Introduction
The purpose of this post is to share a way to aggregate by Oracle database within SystemTap probes. Let’s describe a simple use case to make things clear.
Use Case
Let’s say that I want to get the number and the total size of TCP messages that have been sent and received by an Oracle database. To do so, let’s use 2 probes:
and fetch the command line of the processes that trigger the event thanks to the cmdline_str() function. In case of a process related to an oracle database, the cmdline_str() output would look like one of those 2:
- ora_<something>_<instance_name>
- oracle<instance_name> (LOCAL=<something>
So let’s write two embedded C functions to extract the Instance name from each of the 2 strings described above.
Functions
get_oracle_name_b:
For example, this function would extract BDT from “ora_dbw0_BDT” or any “ora_<something>_BDT” string.
The code is the following:
function get_oracle_name_b:string (mystr:string) %{
char *ptr;
int ch = '_';
char *strargs = STAP_ARG_mystr;
ptr = strchr( strchr( strargs , ch) + 1 , ch);
snprintf(STAP_RETVALUE, MAXSTRINGLEN, "%s",ptr + 1);
%}
get_oracle_name_f:
For example, this function would extract BDT from “oracleBDT (LOCAL=NO)”, “oracleBDT (DESCRIPTION=(LOCAL=YES)(ADDRESS=(PROTOCOL=beq)))” or any “oracleBDT (LOCAL=<something>” string.

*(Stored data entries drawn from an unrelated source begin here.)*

__device__ __forceinline__ float sia_bilerp(float wtl, float wtr, float wbl, float wbr, float tl, float tr, float bl, float br) {
  return __builtin_fmaf(wbr, br, __builtin_fmaf(wbl, bl, __builtin_fmaf(wtr, tr, wtl * tl)));
}
typedef float sia_f2 __attribute__((ext_vector_type(2)));
__device__ __forceinline__ sia_f2 sia_bilerp2(sia_f2 wtl, sia_f2 wtr, sia_f2 wbl, sia_f2 wbr, sia_f2 tl, sia_f2 tr, sia_f2 bl,
                                              sia_f2 br) {
  return __builtin_elementwise_fma(wbr, br, __builtin_elementwise_fma(wbl, bl, __builtin_elementwise_fma(wtr, tr, wtl * tl)));
}

#ifdef SIA_F64_PARTIALS
#define SIA_PACKED 0
#else
#define SIA_PACKED 1
#endif
template <int BLOCK, bool WC, bool DIST, int PARTS = 1>
__global__ void __launch_bounds__(BLOCK, PARTS > 1 ? 1 : ((DIST && BLOCK < 1024) ? 3 : MINW(BLOCK))) sia_kernel(const SiaArgs a) {
  constexpr int NW = BLOCK / 64;
  int b, part = 0;
  if constexpr (PARTS > 1) {
    b = (int)(blockIdx.x / (8 * PARTS)) * 8 + (int)(blockIdx.x % 8);
    part = (int)(blockIdx.x / 8) % PARTS;
    if (b >= a.B) return;
  } else {
    b = (int)xcd_contiguous_block();
  }
  [[maybe_unused]] XChunk* const xbase = PARTS > 1 ? static_cast<XChunk*>(a.xw) + (size_t)b * SIA_X_BLOCK : nullptr;
  [[maybe_unused]] unsigned xseq = 0;
#ifndef SVO_HOST_MATH_TEST
  if constexpr (PARTS > 1) xseq = (unsigned)__builtin_amdgcn_readfirstlane((int)sia_xload(xbase + SIA_X_CHUNKS).lo);
#endif
  [[maybe_unused]] int xfail = 0;
  const int tid = threadIdx.x;
  const int lane = tid & 63;
  const int wave = tid >> 6;

  __shared__ float4 s_bt[8][BLOCK];

  int n = a.n[b];
  n = n > a.n_stride ? a.n_stride : n;
  const svo_hip_sia_params P = a.P;

  if (n <= 0) {
    if (tid == 0 && part == 0) {
      for (int k = 0; k < 12; ++k) a.T_out[12 * b + k] = a.T_in[12 * b + k];
      if (a.H_out)
        for (int k = 0; k < 36; ++k) a.H_out[36 * b + k] = 0.0;
      a.n_tracked[b] = 0;
      if (a.iters)
        for (int k = 0; k < SVO_HIP_MAX_LEVELS; ++k) a.iters[SVO_HIP_MAX_LEVELS * b + k] = 0;
      if (a.chi2) a.chi2[b] = 1e10;
      if (a.status) a.status[b] = 0;
    }
    return;
  }

  const int pid = part * BLOCK + tid;
  const size_t fo = (size_t)b * a.n_stride + pid;
  const bool has = (pid < n) && (a.valid ? a.valid[fo] != 0 : true);
  double X = 0, Y = 0, Z = 1;
  if (has) {
    X = a.xyz[3 * fo];
    Y = a.xyz[3 * fo + 1];
    Z = a.xyz[3 * fo + 2];
  }
  double px_kept0 = 0, px_kept1 = 0;
  if (has) {
    px_kept0 = a.px[2 * fo];
    px_kept1 = a.px[2 * fo + 1];
  }
  const double rz = sia_rcp(Z);
  const sia_acc zi = (sia_acc)rz;
  const sia_acc xn = (sia_acc)(X * rz);
  const sia_acc yn = (sia_acc)(Y * rz);
  const uint8_t* ref_base = a.store + (int64_t)a.ref_slot[b] * a.L.slot_bytes;
  const uint8_t* cur_base = a.store + (int64_t)a.cur_slot[b] * a.L.slot_bytes;

  if (tid == 0) {
#pragma unroll
    for (int k = 0; k < SVO_HIP_MAX_LEVELS; ++k) {
      g_s.lw[k] = a.L.w[k];
      g_s.lh[k] = a.L.h[k];
      g_s.lp[k] = a.L.pitch[k];
      g_s.lo[k] = a.L.offset[k];
    }
    for (int k = 0; k < 21; ++k) g_s.H[k] = 0.0;
    g_s.xfail = 0;
    if (a.iters && part == 0)
      for (int k = 0; k < SVO_HIP_MAX_LEVELS; ++k) a.iters[SVO_HIP_MAX_LEVELS * b + k] = 0;
  }
  double R[9], tr[3];
  {
    double q[4];
    for (int k = 0; k < 9; ++k) R[k] = a.T_in[12 * b + k];
    for (int k = 0; k < 3; ++k) tr[k] = a.T_in[12 * b + 9 + k];
    quat_from_R(R, q);
    quat_to_R(q, R);
    if (tid == 0) {
      for (int k = 0; k < 4; ++k) g_s.sm.q[0][k] = q[k];
      for (int k = 0; k < 3; ++k) g_s.sm.t[0][k] = tr[k];
    }
  }
  int m_cur = 0, m_old = 0;
  double chi2_prev = 1e10;
  int stop = 0;
  int n_meas_last = 0;
  int buf = 0;

  const int sw = (NW > 1) ? (int)(blockIdx.x % NW) : 0;
  sia_pix Sxx = 0, Sxy = 0, Syy = 0;
  sia_acc gmask = 0;
  bool vis = false;

  __syncthreads();
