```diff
-__global__ void k_fe_flip(vbm_fe_state f, const vbm_fe_decision *__restrict__ dec)
-{
-    const int s = blockIdx.x * blockDim.x + threadIdx.x;
-    if (s >= f.S) return;
-    const int mv = dec[s].movement;
-    if (mv <= 0) return;
-    const int nb = f.base[s] + mv;
     if (nb > f.base_max) {
-        f.parity[s] ^= 1;
-        f.base[s] = 0;
-    } else {
-        f.base[s] = nb;
+        const int n4 = (f.pcm_current[s] + 3) / 4;
+        for (int c = 0; c < f.ch; c++) {
+            const long sc = (long)s * f.ch + c;
+            const float4 *src = reinterpret_cast<const float4 *>(f.pcm + (long)par * f.plane + sc * f.cap + nb);
+            float4 *dst = reinterpret_cast<float4 *>(f.pcm + (long)(par ^ 1) * f.plane + sc * f.cap);
+            for (int i = threadIdx.x; i < n4; i += 4 * 256) {
+                float4 v[4];
+#pragma unroll
+                for (int u = 0; u < 4; u++)
+                    if (i + u * 256 < n4) v[u] = src[i + u * 256];
+#pragma unroll
+                for (int u = 0; u < 4; u++)
+                    if (i + u * 256 < n4) dst[i + u * 256] = v[u];
+            }
+        }
+    }
+    __syncthreads();
+    if (threadIdx.x == 0) {
+        if (nb > f.base_max) {
+            f.parity[s] = par ^ 1;
+            f.base[s] = 0;
+        } else {
+            f.base[s] = nb;
+        }
     }
 }
 
@@ -812,29 +868,29 @@
 }
 
 extern "C" int vbm_fe_launch_gather(const vbm_fe_state *f, const int *d_ids, const int *d_begin, int count, int N,
-                                    float *d_dst, const int *d_count, hipStream_t st)
+                                    float *d_dst, hipStream_t st)
 {
     if (count <= 0) return 0;
     hipLaunchKernelGGL(k_fe_gather, dim3((unsigned)(count * f->ch), (unsigned)((N / 4 + 255) / 256)), dim3(256), 0, st, *f,
-                       d_ids, d_begin, count, N, d_dst, d_count);
-    return CHECK_LAUNCH();
-}
-
-extern "C" int vbm_fe_launch_round_plan(const vbm_fe_state *f, const vbm_setup *d_setup, const vbm_fe_round *r,
-                                        signed char *d_type, vbm_fe_decision *d_dec, int *d_packet_bytes, int lanes,
-                                        hipStream_t st)
+                       d_ids, d_begin, count, N, d_dst);
+    return CHECK_LAUNCH();
+}
+
+extern "C" int vbm_fe_launch_round_head(const vbm_fe_state *f, const vbm_setup *d_setup, const vbm_fe_round *r,
+                                        const vbm_fe_look *look, vbm_fe_decision *d_dec, int n_short, int n_long,
+                                        float *d_blocks, hipStream_t st)
 {
     const dim3 g((unsigned)((f->S + 63) / 64));
-    hipLaunchKernelGGL(k_fe_classify, g, dim3(64), 0, st, *f, d_setup, d_type);
-    hipLaunchKernelGGL(k_fe_plan, dim3(1), dim3(1024), 0, st, *r, d_type, f->S);
+    hipLaunchKernelGGL(k_fe_classify, g, dim3(64), 0, st, *f, d_setup, *look);
+    hipLaunchKernelGGL(k_fe_plan, dim3(1), dim3(1024), 0, st, *r, *look, f->S);
     hipLaunchKernelGGL(k_fe_round_commit, g, dim3(64), 0, st, *f, d_setup, *r, d_dec);
-    hipLaunchKernelGGL(k_fe_blank, dim3((unsigned)((lanes + 255) / 256)), dim3(256), 0, st, *r, d_packet_bytes, lanes);
+    hipLaunchKernelGGL(k_fe_round_gather, dim3((unsigned)(r->lanes * f->ch)), dim3(128), 0, st, *f, *r, n_short, n_long,
+                       (long)f->ch * n_long, d_blocks);
     return CHECK_LAUNCH();
 }
 
 extern "C" int vbm_fe_launch_shift(const vbm_fe_state *f, const vbm_fe_decision *d_dec, hipStream_t st)
 {
-    hipLaunchKernelGGL(k_fe_shift, dim3((unsigned)(f->S * f->ch), 4), dim3(256), 0, st, *f, d_dec);
-    hipLaunchKernelGGL(k_fe_flip, dim3((unsigned)((f->S + 255) / 256)), dim3(256), 0, st, *f, d_dec);
-    return CHECK_LAUNCH();
-}
+    hipLaunchKernelGGL(k_fe_shift, dim3((unsigned)f->S), dim3(256), 0, st, *f, d_dec);
+    return CHECK_LAUNCH();
+}
diff --git a/vorbis_aotuv_lancer_amd/csrc/round_head.h b/vorbis_aotuv_lancer_amd/csrc/round_head.h
--- /dev/null
+++ b/vorbis_aotuv_lancer_amd/csrc/round_head.h
@@ -0,0 +1,49 @@
+#pragma once
+#include <stdint.h>
+
+#ifdef __HIPCC__
+#define RH_FN __host__ __device__ __forceinline__
+#else
+#define RH_FN static inline
+#endif
+
+RH_FN int fe_mark_row(const int org, const int k, const int marks)
+{
+    const int p = org + k;
+    return p >= marks ? p - marks : p < 0 ? p + marks : p;
+}
+
+RH_FN int fe_mark_advance(const int org, const int steps, const int marks)
+{
+    return (int)(((long long)org + steps) % marks);
+}
+
+RH_FN int fe_plan_span(const int S, const int waves)
+{
+    const int groups = (S + 63) / 64;
+    return ((groups + waves - 1) / waves) * 64;
+}
+
+RH_FN int fe_plan_rank64(const uint64_t ballot, const int lane)
+{
+    const uint64_t below = ballot & ((1ull << lane) - 1ull);
+#ifdef __HIP_DEVICE_COMPILE__
+    return __popcll(below);
+#else
+    return __builtin_popcountll(below);
+#endif
+}
+
+RH_FN int fe_plan_slot(const int rank, const int lane0, const int cap)
+{
+    return rank < cap ? lane0 + rank : -1;
+}
+
+RH_FN int fe_lane_region(const int *lane0, const int *cap, const int k, bool *inside)
+{
+    int m = 3;
+    for (int t = 0; t < 4; t++)
+        if (k >= lane0[t] && k < lane0[t] + cap[t]) m = t;
+    *inside = k >= lane0[m] && k < lane0[m] + cap[m];
+    return m;
+}
```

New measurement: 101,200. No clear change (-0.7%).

The code is the following:
function get_oracle_name_f:string (mystr:string) %{
char *ptr;
int ch = ' ';
char substr_res[30];
char *strargs = STAP_ARG_mystr;
ptr = strchr( strargs, ch );
strncpy (substr_res,strargs+6, ptr - strargs - 6);
substr_res[ptr - strargs - 6]='0';
snprintf(STAP_RETVALUE, MAXSTRINGLEN, "%s",substr_res);
%}
Having in mind that the SystemTap aggregation operator is “<<<” (as explained here) we can use those 2 functions to aggregate within the probes by Instance Name (passing as parameter the cmdline_str()) that way:
probe tcp.recvmsg
{
if ( isinstr(cmdline_str() , "ora_" ) == 1 && uid() == orauid) {
tcprecv[get_oracle_name_b(cmdline_str())] <<< size
} else if ( isinstr(cmdline_str() , "LOCAL=" ) == 1 && uid() == orauid) {
tcprecv[get_oracle_name_f(cmdline_str())] <<< size
} else {
tcprecv["NOT_A_DB"] <<< size
}
}
probe tcp.sendmsg
{
if ( isinstr(cmdline_str() , "ora_" ) == 1 && uid() == orauid) {
tcpsend[get_oracle_name_b(cmdline_str())] <<< size
} else if ( isinstr(cmdline_str() , "LOCAL=" ) == 1 && uid() == orauid) {
tcpsend[get_oracle_name_f(cmdline_str())] <<< size
} else {
tcpsend["NOT_A_DB"] <<< size
}
}
As you can see, non oracle database would be recorded and displayed as “NOT_A_DB”.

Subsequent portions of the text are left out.